Available data
# gabrevaya/LatentDiffEq.jl

Hardware: AMD Instinct MI355X
Metric: trajectories/sec (fwd+adjoint) GOKU pendulum, batch=256, 1/2/4/8 GPU (higher is better)
Workload: dtype f32; 1 GPU; goku_pendulum: GOKU pendulum D=2 P=1 T=50 Tsit5 abstol=1e-6 reltol=1e-3, per-trajectory; batch_per_gpu=256, global_batch=256, save_points=50, rccl_ranks=1, parallelism=dp1 (batch sharded by trajectory, no data-path collective), submission=hipGraph replays of ≤ 256 captured steps (each step = lde_forward + lde_adjoint)

## Files before the change

### latentdiffeq.jl_amd/csrc/lde_pend_lp.h

```cpp
#pragma once

namespace lp {
struct Tab {
  double C[8];
  double Ab[8][8];
  double Et[8];
  double RA[3][8];
  double RR[8][3];
  double A[8][8], BT[8];
};
constexpr Tab make_tab() {
  Tab t{};
  constexpr double a[8][8] = {
      {0, 0, 0, 0, 0, 0, 0, 0},
      {0, 0, 0, 0, 0, 0, 0, 0},
      {0, 0.161, 0, 0, 0, 0, 0, 0},
      {0, -0.008480655492356989, 0.335480655492357, 0, 0, 0, 0, 0},
      {0, 2.8971530571054935, -6.359448489975075, 4.3622954328695815, 0, 0, 0, 0},
      {0, 5.325864828439257, -11.748883564062828, 7.4955393428898365, -0.09249506636175525, 0, 0, 0},
      {0, 5.86145544294642, -12.92096931784711, 8.159367898576159, -0.071584973281401, -0.028269050394068383, 0, 0},
      {0, 0.09646076681806523, 0.01, 0.4798896504144996, 1.379008574103742, -3.290069515436081, 2.324710524099774, 0}};
  constexpr double bt[8] = {0, -0.00178001105222577714, -0.0008164344596567469, 0.007880878010261995, -0.1447110071732629,
                            0.5823571654525552, -0.45808210592918697, 0.015151515151515152};
  constexpr double rr[8][3] = {{0, 0, 0},
                               {-2.763706197274826, 2.9132554618219126, -1.0530884977290216},
                               {0.13169999999999998, -0.2234, 0.1017},
                               {3.9302962368947516, -5.941033872131505, 2.490627285651253},
                               {-12.411077166933676, 30.33818863028232, -16.548102889244902},
                               {37.50931341651104, -88.1789048947664, 47.37952196281928},
                               {-27.896526289197286, 65.09189467479366, -34.87065786149661},
                               {1.5, -4.0, 2.5}};
  for (int i = 0; i < 8; i++) {
    t.BT[i] = bt[i];
    double c = 0;
    for (int j = 0; j < 8; j++) { t.A[i][j] = a[i][j]; c += a[i][j]; }
    t.C[i] = c;
    for (int m = 0; m < 3; m++) t.RR[i][m] = rr[i][m];
  }
  for (int i = 0; i < 8; i++)
    for (int l = 0; l < 8; l++) {
      double s = 0;
      for (int j = 0; j < 8; j++) s += a[i][j] * a[j][l];
      t.Ab[i][l] = s;
    }
  for (int l = 0; l < 8; l++) {
    double s = 0;
    for (int j = 0; j < 8; j++) s += bt[j] * a[j][l];
    t.Et[l] = s;
    for (int m = 0; m < 3; m++) {
      double q = 0;
      for (int j = 0; j < 8; j++) q += rr[j][m] * a[j][l];
      t.RA[m][l] = q;
    }
  }
  return t;
}
constexpr Tab TB = make_tab();
static_assert(TB.Ab[2][1] == 0 && TB.Ab[3][2] == 0 && TB.Ab[4][3] == 0 && TB.Ab[5][4] == 0 && TB.Ab[6][5] == 0 && TB.Ab[7][6] == 0, "Nyström structure");
static_assert(TB.C[6] > 0.999999999 && TB.C[6] < 1.000000001 && TB.C[7] > 0.999999999 && TB.C[7] < 1.000000001, "c₆ = c₇ = 1");

constexpr int COPIES = 16;
constexpr int RECF = 12;
constexpr int STEPF = COPIES * RECF;

template <int CTRL>
__device__ __forceinline__ float dpp(float v) {
  return __int_as_float(__builtin_amdgcn_update_dpp(0, __float_as_int(v), CTRL, 0xf, 0xf, true));
}
constexpr float TWO_PI = 6.283185307179586f;
#ifndef LDE_LP_SIN
#define LDE_LP_SIN 0
#endif
__device__ __forceinline__ float sin_turns(float t) { return LDE_LP_SIN ? fast_sin(t * TWO_PI) : __builtin_amdgcn_sinf(t); }
constexpr int SWAP = 0xB1;
constexpr int EVEN = 0xA0;
constexpr int ODD = 0xF5;
}

#if LDE_PEND_PROF
#define LPPROF(i) do { if (blockIdx.x == 0 && (threadIdx.x & 63) == 0) { g_pprof[2 * (i)] = wall_clock64(); g_pprof[2 * (i) + 1] = __builtin_readcyclecounter(); } } while (0)
#define LPPROF_VAL(i, v) do { if (blockIdx.x == 0 && (threadIdx.x & 63) == 0) g_pprof[i] = (v); } while (0)
#else
#define LPPROF(i) do { } while (0)
#define LPPROF_VAL(i, v) do { } while (0)
#endif
template <int NH>
struct LpShape {
  static constexpr int LP_NH = NH;
  static constexpr int LP_SW = NH >= 4 ? 2 : 0;
};
template <bool REC, int NH = 4>
__global__ void __launch_bounds__(64 * (1 + NH)) k_pend_forward_lp(const float2* __restrict__ z0, const float* __restrict__ theta,
                                                         const double* __restrict__ ts_g, KOpts o,
                                                         float2* __restrict__ z_out, int32_t* __restrict__ retcode,
                                                         int32_t* __restrict__ st_nfe, int32_t* __restrict__ st_nacc,
                                                         int32_t* __restrict__ st_nrej, int32_t* __restrict__ st_ret) {
  using namespace lp;
  constexpr int LP_NH = LpShape<NH>::LP_NH, LP_SW = LpShape<NH>::LP_SW;
  __shared__ __attribute__((aligned(16))) float s_rec[SH_CAP * STEPF];
  __shared__ int s_cnt[64];
  __shared__ int s_fin;
  __shared__ int s_fail;
  const int T = o.T, B = o.B, tid = threadIdx.x, lane = tid & 63, w = tid >> 6;
  const int chunk = gridDim.x >> 3;
  const int b = (blockIdx.x & 7) * chunk + (blockIdx.x >> 3);
  const bool valid = b < B;
  const int bc = valid ? b : B - 1;
  const double t_first = o.t_first, tend = o.t_last;
  const float o_abstol = o.abstol, o_reltol = o.reltol, o_beta1 = o.beta1, o_beta2 = o.beta2, o_inv_gamma = o.inv_gamma, o_q_lo = o.q_lo,
              o_q_hi = o.q_hi, o_qmin = o.qmin;
  const double o_dtmin = o.dtmin, o_dt_fixed = o.dt_fixed;
  const long long o_maxiters = o.maxiters;
  const int rec_cap = o.rec.cap;
  int32_t* const rec_n = o.rec.n;
  double *const rec_t = o.rec.t, *const rec_dt = o.rec.dt;
  float2* const rec_y = reinterpret_cast<float2*>(o.rec.y);
  asm volatile("" ::"s"(o_abstol), "s"(o_reltol), "s"(o_beta1), "s"(o_beta2), "s"(o_inv_gamma), "s"(o_q_lo), "s"(o_q_hi), "s"(o_qmin), "s"(o_dtmin),
               "s"(o_dt_fixed), "s"(o_maxiters), "s"(T), "s"(B), "s"(chunk), "s"(t_first), "s"(tend), "s"(z0), "s"(theta), "s"(ts_g), "s"(z_out),
               "s"(retcode), "s"(st_nfe), "s"(st_nacc), "s"(st_nrej), "s"(st_ret));
  if (REC) asm volatile("" ::"s"(rec_cap), "s"(rec_n), "s"(rec_t), "s"(rec_dt), "s"(rec_y));
  const float2 zi = z0[bc];
  PendFwd<0> f(theta[bc]);
  const float ngl = f.ngl;
  if (tid < 64) s_cnt[tid] = 0;
  if (tid == 0) { s_fin = 0; s_fail = 0; }
  __syncthreads();
  constexpr int NS = 6;
  float* const myrec = s_rec + (lane >> 2) * RECF;

  if (w == LP_SW) {
    LPPROF(8);
    const bool ev = (lane & 1) == 0;
    auto sel = [&](double a, double c) -> float { return ev ? (float)a : (float)c; };
    const float K11 = sel(TB.Ab[3][1], 0.0);
    const float GK11 = K11 * (ngl * INV_2PI);
    const f32x2 C12 = {sel(TB.C[3], TB.C[2]), sel(TB.C[5], TB.C[4])};
    const f32x2 KP1 = {sel(TB.Ab[5][1], TB.Ab[4][1]), sel(TB.Ab[7][1], TB.Ab[6][1])};
    const f32x2 KPo1 = {sel(TB.Ab[5][3], TB.Ab[4][2]), sel(TB.Ab[7][3], TB.Ab[6][2])};
    const f32x2 KPp1 = {sel(TB.Ab[5][2], 0.0), sel(TB.Ab[7][2], TB.Ab[6][3])};
    const float K3o2 = sel(TB.Ab[7][5], TB.Ab[6][4]), K3p2 = sel(TB.Ab[7][4], 0.0);
    const f32x2 Q1 = {sel(TB.Ab[7][1], TB.A[7][1]), sel(TB.Et[1], TB.BT[1])};
    const f32x2 Qo1 = {sel(TB.Ab[7][3], TB.A[7][2]), sel(TB.Et[3], TB.BT[2])}, Qp1 = {sel(TB.Ab[7][2], TB.A[7][3]), sel(TB.Et[2], TB.BT[3])};
    const f32x2 Qo2 = {sel(TB.Ab[7][5], TB.A[7][4]), sel(TB.Et[5], TB.BT[4])}, Qp2 = {sel(TB.Ab[7][4], TB.A[7][5]), sel(TB.Et[4], TB.BT[5])};
    const f32x2 Qo3 = {sel(0.0, TB.A[7][6]), sel(0.0, TB.BT[6])};
    const float Ep3 = sel(TB.Et[6], TB.BT[7]);
    const float evm = ev ? 1.f : 0.f;
    const float glt = ngl * INV_2PI;
    const float ca = 0.5f * o_beta1, cb = 0.5f * o_beta2, c0 = 0.5f * (o_beta1 - o_beta2) - log2f(o_inv_gamma);
    const float iq_lo = o_qmin, iq_hi = 1.0f / o_q_lo;
    float abst = o_abstol * INV_2PI, relt = o_reltol;
    asm volatile("" : "+v"(abst), "+v"(relt));

    int ret = LDE_RET_SUCCESS, nfe = 0, nacc = 0, nrej = 0;
    double t = t_first;
    float dt = 0.f;
    constexpr float LQ_MIN = -13.287712379549449f;
    constexpr float LG_MIN = 2.0f * LQ_MIN + 1.0f;
    float lgold = LG_MIN;
    const int maxit = o_maxiters > 0x7fffffffLL ? 0x7fffffff : (int)o_maxiters;
    const float dtmin = (float)o_dtmin;
    if (valid && lane == 0) z_out[b] = zi;
    const double dtmax_d = tend - t;
    const float dtmax = (float)dtmax_d;
    float s1 = hw_sin(zi.x, turn_anchor(zi.x));
    nfe = 1;
    if (o_dt_fixed > 0) dt = (float)fmin(o_dt_fixed, dtmax_d);
    else {
      f.anchor(zi.x);
      const float ya[2] = {zi.x, zi.y}, fa[2] = {zi.y, ngl * s1};
      dt = (float)init_dt<2>(f, ya, fa, 1.0f, dtmax_d, o);
      nfe++;
    }
    float yc = (ev ? zi.x : zi.y) * INV_2PI;
    bool active = __any(t < tend) && maxit > 0;
    if (__any(t < tend) && !active) ret = LDE_RET_MAXITERS;
    LPPROF(9);
    float rem = (float)(tend - t);
    bool last = __any(dt >= rem * 0.99999988f);
    float h = last ? rem : dt;
    for (;;) {
      int n = 0;
      float* rp = myrec + (lane & 1) * 4;
      const double t_round = t;
      const float xr = dpp<EVEN>(yc), vr = dpp<ODD>(yc);
      int lim = min(SH_CAP, maxit - (nacc + nrej));
      bool go = active && lim > 0;
      while (go) {
        float xa = dpp<EVEN>(yc);
        const float wa = dpp<ODD>(yc);
        asm volatile("" : "+v"(xa));
        const float xi0 = xa - rintf(xa);
        const float hw = h * wa, hg = h * glt, hhg = hg * h;
        const float scale = ev ? hhg : hg;
        const f32x2 A12 = C12 * f32x2{hw, hw} + f32x2{xi0, xi0};
        f32x2 P = KP1 * f32x2{s1, s1}, Q = Q1 * f32x2{s1, s1};
        const float g1 = sin_turns(fmaf(h, fmaf(h, GK11 * s1, C12.x * wa), xi0));
        const float p1 = dpp<SWAP>(g1);
        P = KPo1 * f32x2{g1, g1} + P;
        P = KPp1 * f32x2{p1, p1} + P;
        const float g2 = sin_turns(fmaf(hhg, P.x, A12.y));
        const float p2 = dpp<SWAP>(g2);
        float in3 = fmaf(K3o2, g2, P.y);
        in3 = fmaf(K3p2, p2, in3);
        const float g3 = sin_turns(fmaf(hhg, in3, xi0 + hw));
        const float p3 = dpp<SWAP>(g3);
        Q = Qo1 * f32x2{g1, g1} + Q;
        Q = Qp1 * f32x2{p1, p1} + Q;
        Q = Qo2 * f32x2{g2, g2} + Q;
        Q = Qp2 * f32x2{p2, p2} + Q;
        Q = Qo3 * f32x2{g3, g3} + Q;
        const float newc = fmaf(scale, Q.x, fmaf(evm, hw, yc));
        const float rs = fast_rcp(fmaf(max_abs(yc, newc), relt, abst));
        const float r = (scale * fmaf(Ep3, p3, Q.y)) * rs;
        float r2 = r * r;
        asm volatile("" : "+v"(r2));
        const float m2 = r2 + dpp<SWAP>(r2);
        const float mq = fmaf(0.f, newc, m2);
        const bool ok = !__any(!(mq <= 2.0f));
        const float lg = __builtin_amdgcn_logf(m2);
        const float iq = __builtin_amdgcn_fmed3f(__builtin_amdgcn_exp2f(fmaf(-ca, lg, fmaf(cb, lgold, c0))), iq_lo, iq_hi);
        const float dtn = h * iq;
        const double t_n = t + (double)h;
        const float rem_n = (float)(tend - t_n), remc_n = rem_n * 0.99999988f;
        asm volatile("" :: "v"(dtn), "v"(remc_n));
        if (__builtin_expect(!ok, 0)) {
          const bool fin = !__any(!(fabsf(newc) < __builtin_inff()));
          nrej++;
          lim--;
          if (!fin) {
            if (__any(h > dtmin)) dt = h * o_qmin;
            else { ret = LDE_RET_NONFINITE; active = false; nrej--; }
          } else {
            dt = h * fast_rcp(fminf(o_q_hi, __builtin_amdgcn_exp2f(o_beta1 * fmaf(0.5f, lg, -0.5f)) * o_inv_gamma));
            if (__any(dt < dtmin)) { ret = LDE_RET_DTMIN; active = false; }
          }
          last = __any(dt >= rem * 0.99999988f);
          h = last ? rem : dt;
          if (!active || n >= lim) go = false;
          continue;
        }
        {
          *reinterpret_cast<f32x4*>(rp) = f32x4{g1, g2, g3, newc};
          myrec[n * STEPF + 8 + (lane & 1)] = h;
          rp += STEPF;
          n++;
          asm volatile("" ::: "memory");
          __hip_atomic_store(&s_cnt[lane], n, __ATOMIC_RELAXED, __HIP_MEMORY_SCOPE_WORKGROUP);
          yc = newc;
          s1 = dpp<EVEN>(g3);
          t = t_n;
          rem = rem_n;
          dt = dtn;
          lgold = max_f(lg, LG_MIN);
          active = !last;
          if (last || n >= lim) go = false;
          h = dtn >= remc_n ? rem_n : dtn;
          last = __any(dtn >= remc_n);
        }
      }
      nacc += n;
      LPPROF(10);
      LPPROF_VAL(30, nacc + nrej);
      if (active && nacc + nrej >= maxit) { ret = LDE_RET_MAXITERS; active = false; }
      if (ret != LDE_RET_SUCCESS && lane == 0) __hip_atomic_store(&s_fail, 1, __ATOMIC_RELAXED, __HIP_MEMORY_SCOPE_WORKGROUP);
      asm volatile("" ::: "memory");
      if (lane == 0) __hip_atomic_store(&s_fin, active ? 1 : 2, __ATOMIC_RELAXED, __HIP_MEMORY_SCOPE_WORKGROUP);
      if (REC) {
        const int i0 = nacc - n;
        const bool mine = lane < n;
        const float* ri = s_rec + (size_t)(mine ? lane : 0) * STEPF;
        const float* rq = s_rec + (size_t)(mine && lane > 0 ? lane - 1 : 0) * STEPF;
        const float hi = ri[8];
        const float2 ys = lane == 0 ? (i0 == 0 ? zi : make_float2(xr * TWO_PI, vr * TWO_PI)) : make_float2(rq[3] * TWO_PI, rq[7] * TWO_PI);
        double tacc = t_round, ti = t_round;
        const int hbits = __float_as_int(hi);
        for (int i = 0; i < n; i++) {
          if (lane == i) ti = tacc;
          tacc += (double)__int_as_float(__builtin_amdgcn_readlane(hbits, i));
        }
        if (valid && mine && i0 + lane < rec_cap) {
          rec_t[(size_t)(i0 + lane) * B + b] = ti;
          rec_dt[(size_t)(i0 + lane) * B + b] = (double)hi;
          rec_y[(size_t)(i0 + lane) * B + b] = ys;
        }
      }
      if (!active) break;
      __syncthreads();
      s_cnt[lane] = 0;
      if (lane == 0) s_fin = 0;
      __syncthreads();
    }
    if (ret != LDE_RET_SUCCESS) {
      __syncthreads();
      if (valid) {
        const float qn = __int_as_float(0x7fc00000);
        for (int j = lane; j < T; j += 64) z_out[(size_t)j * B + b] = make_float2(qn, qn);
      }
    }
    if (valid && lane == 0) {
      if (retcode) retcode[b] = ret;
      st_ret[b] = ret;
      st_nfe[b] = nfe + NS * (nacc + nrej);
      st_nacc[b] = nacc;
      st_nrej[b] = nrej;
      if (REC) rec_n[b] = ret == LDE_RET_SUCCESS ? nacc : 0;
    }
    LPPROF(11);
    return;
  }

  const int hid = w < LP_SW ? w : w - 1;
#if LDE_PEND_PROF
  long long pq[12] = {0, 0, 0, 0, 0, 0, 0, 0, 0, 0, 0, 0};
  const long long pq_in = __builtin_readcyclecounter();
#endif
  const double dinf = __longlong_as_double(0x7ff0000000000000LL);
  int jq = 1 + lane;
  double tj = jq < T ? ts_g[jq] : dinf;
  double tn = t_first;
  f32x2 ys = {zi.x, zi.y};
  float sg1 = hw_sin(zi.x, turn_anchor(zi.x));
  int nrec0 = 0;
  auto advance = [&](int from, int to) {
    for (int q = from; q < to; q++) {
      const float hq = myrec[(size_t)q * STEPF + 8];
      tn = (hq == (float)(tend - tn)) ? tend : tn + (double)hq;
    }
    if (to > from) {
      const float* rl = myrec + (size_t)(to - 1) * STEPF;
      ys = f32x2{rl[3], rl[7]} * TWO_PI;
      sg1 = rl[2];
    }
  };
  for (;;) {
    int n2 = 0, fin;
    for (;;) {
      const int m = n2 + (hid + LP_NH - (nrec0 + n2) % LP_NH) % LP_NH;
      fin = __hip_atomic_load(&s_fin, __ATOMIC_RELAXED, __HIP_MEMORY_SCOPE_WORKGROUP);
      const int cnt = __hip_atomic_load(&s_cnt[lane], __ATOMIC_RELAXED, __HIP_MEMORY_SCOPE_WORKGROUP);
      asm volatile("" ::: "memory");
      if (m < cnt) {
#if LDE_PEND_PROF
        const long long pc0 = __builtin_readcyclecounter();
#endif
        advance(n2, m);
#if LDE_PEND_PROF
        asm volatile("" : "+v"(ys), "+v"(sg1));
        const long long pc1 = __builtin_readcyclecounter();
#endif
        const float* rc = myrec + (size_t)m * STEPF;
        const f32x4 qe = *reinterpret_cast<const f32x4*>(rc), qo = *reinterpret_cast<const f32x4*>(rc + 4);
        const float h = rc[8];
        const f32x2 ye = f32x2{qe[3], qo[3]} * TWO_PI;
        const double t1 = (h == (float)(tend - tn)) ? tend : tn + (double)h;
        while (tj <= tn) {
          jq += 64;
          tj = jq < T ? ts_g[jq] : dinf;
        }
#if LDE_PEND_PROF
        const long long pc2 = __builtin_readcyclecounter();
        long long pc3 = pc2;
#endif
        if (__any(tj <= t1)) {
          f32x2 k0 = {0.f, 0.f}, P2 = {0.f, 0.f}, P3 = {0.f, 0.f}, P4 = {0.f, 0.f};
          float rh = 0.f;
          if (__any(tj < t1)) {
            rh = fast_rcp(h);
            const float sg[8] = {0.f, sg1, qo[0], qe[0], qo[1], qe[1], qo[2], qe[2]};
            const float hg = h * ngl;
            float px[3], pv[3];
#pragma unroll
            for (int mm = 0; mm < 3; mm++) {
              float ax = (float)TB.RA[mm][1] * sg[1], av = (float)TB.RR[1][mm] * sg[1];
#pragma unroll
              for (int l = 2; l <= 6; l++) ax = fmaf((float)TB.RA[mm][l], sg[l], ax);
#pragma unroll
              for (int j = 2; j <= 7; j++) av = fmaf((float)TB.RR[j][mm], sg[j], av);
              px[mm] = hg * ax;
              pv[mm] = ngl * av;
            }
            k0 = f32x2{ys.y, ngl * sg1};
            P2 = f32x2{px[0], pv[0]};
            P3 = f32x2{px[1], pv[1]};
            P4 = f32x2{px[2], pv[2]};
          }
#if LDE_PEND_PROF
          asm volatile("" : "+v"(P2), "+v"(P3), "+v"(P4));
          pc3 = __builtin_readcyclecounter();
#endif
          while (tj <= t1) {
            float2 out;
            if (tj >= t1) out = make_float2(ye.x, ye.y);
            else {
              const float th = (float)(tj - tn) * rh;
              out.x = tsit5_dense_eval<2>(th, h, ys.x, k0.x, P2.x, P3.x, P4.x);
              out.y = tsit5_dense_eval<2>(th, h, ys.y, k0.y, P2.y, P3.y, P4.y);
            }
            if (valid) z_out[(size_t)jq * B + b] = out;
            jq += 64;
            tj = jq < T ? ts_g[jq] : dinf;
          }
        }
        tn = t1;
        ys = ye;
        sg1 = qe[2];
        n2 = m + 1;
#if LDE_PEND_PROF
        { const long long pc4 = __builtin_readcyclecounter(); pq[0] += pc4 - pc0; pq[1] += 1; pq[7] += pc1 - pc0; pq[8] += pc2 - pc1; pq[9] += pc3 - pc2; pq[10] += pc4 - pc3; }
#endif
        continue;
      }
#if LDE_PEND_PROF
      pq[4] += 1;
#endif
      if (fin) {
        advance(n2, cnt);
        n2 = cnt;
        break;
      }
    }
    nrec0 += n2;
    if (fin == 2) break;
    __syncthreads();
    __syncthreads();
  }
#if LDE_PEND_PROF
  if (blockIdx.x == 0 && hid == 0 && lane == 0) {
    for (int i = 0; i < 5; i++) g_pprof[i] = pq[i];
    for (int i = 7; i < 11; i++) g_pprof[i] = pq[i];
    g_pprof[6] = __builtin_readcyclecounter() - pq_in;
  }
  if (blockIdx.x == 0 && lane == 0 && hid < 3) { g_pprof[2 * (12 + hid)] = wall_clock64(); g_pprof[2 * (12 + hid) + 1] = __builtin_readcyclecounter(); }
#endif
  if (__hip_atomic_load(&s_fail, __ATOMIC_RELAXED, __HIP_MEMORY_SCOPE_WORKGROUP)) {
    asm volatile("s_waitcnt vmcnt(0)" ::: "memory");
    __syncthreads();
  }
}
```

Task to complete
Take every line from the data that includes the word "define".

Task output
#define LDE_LP_SIN 0
#define LPPROF(i) do { if (blockIdx.x == 0 && (threadIdx.x & 63) == 0) { g_pprof[2 * (i)] = wall_clock64(); g_pprof[2 * (i) + 1] = __builtin_readcyclecounter(); } } while (0)
#define LPPROF_VAL(i, v) do { if (blockIdx.x == 0 && (threadIdx.x & 63) == 0) g_pprof[i] = (v); } while (0)
#define LPPROF(i) do { } while (0)
#define LPPROF_VAL(i, v) do { } while (0)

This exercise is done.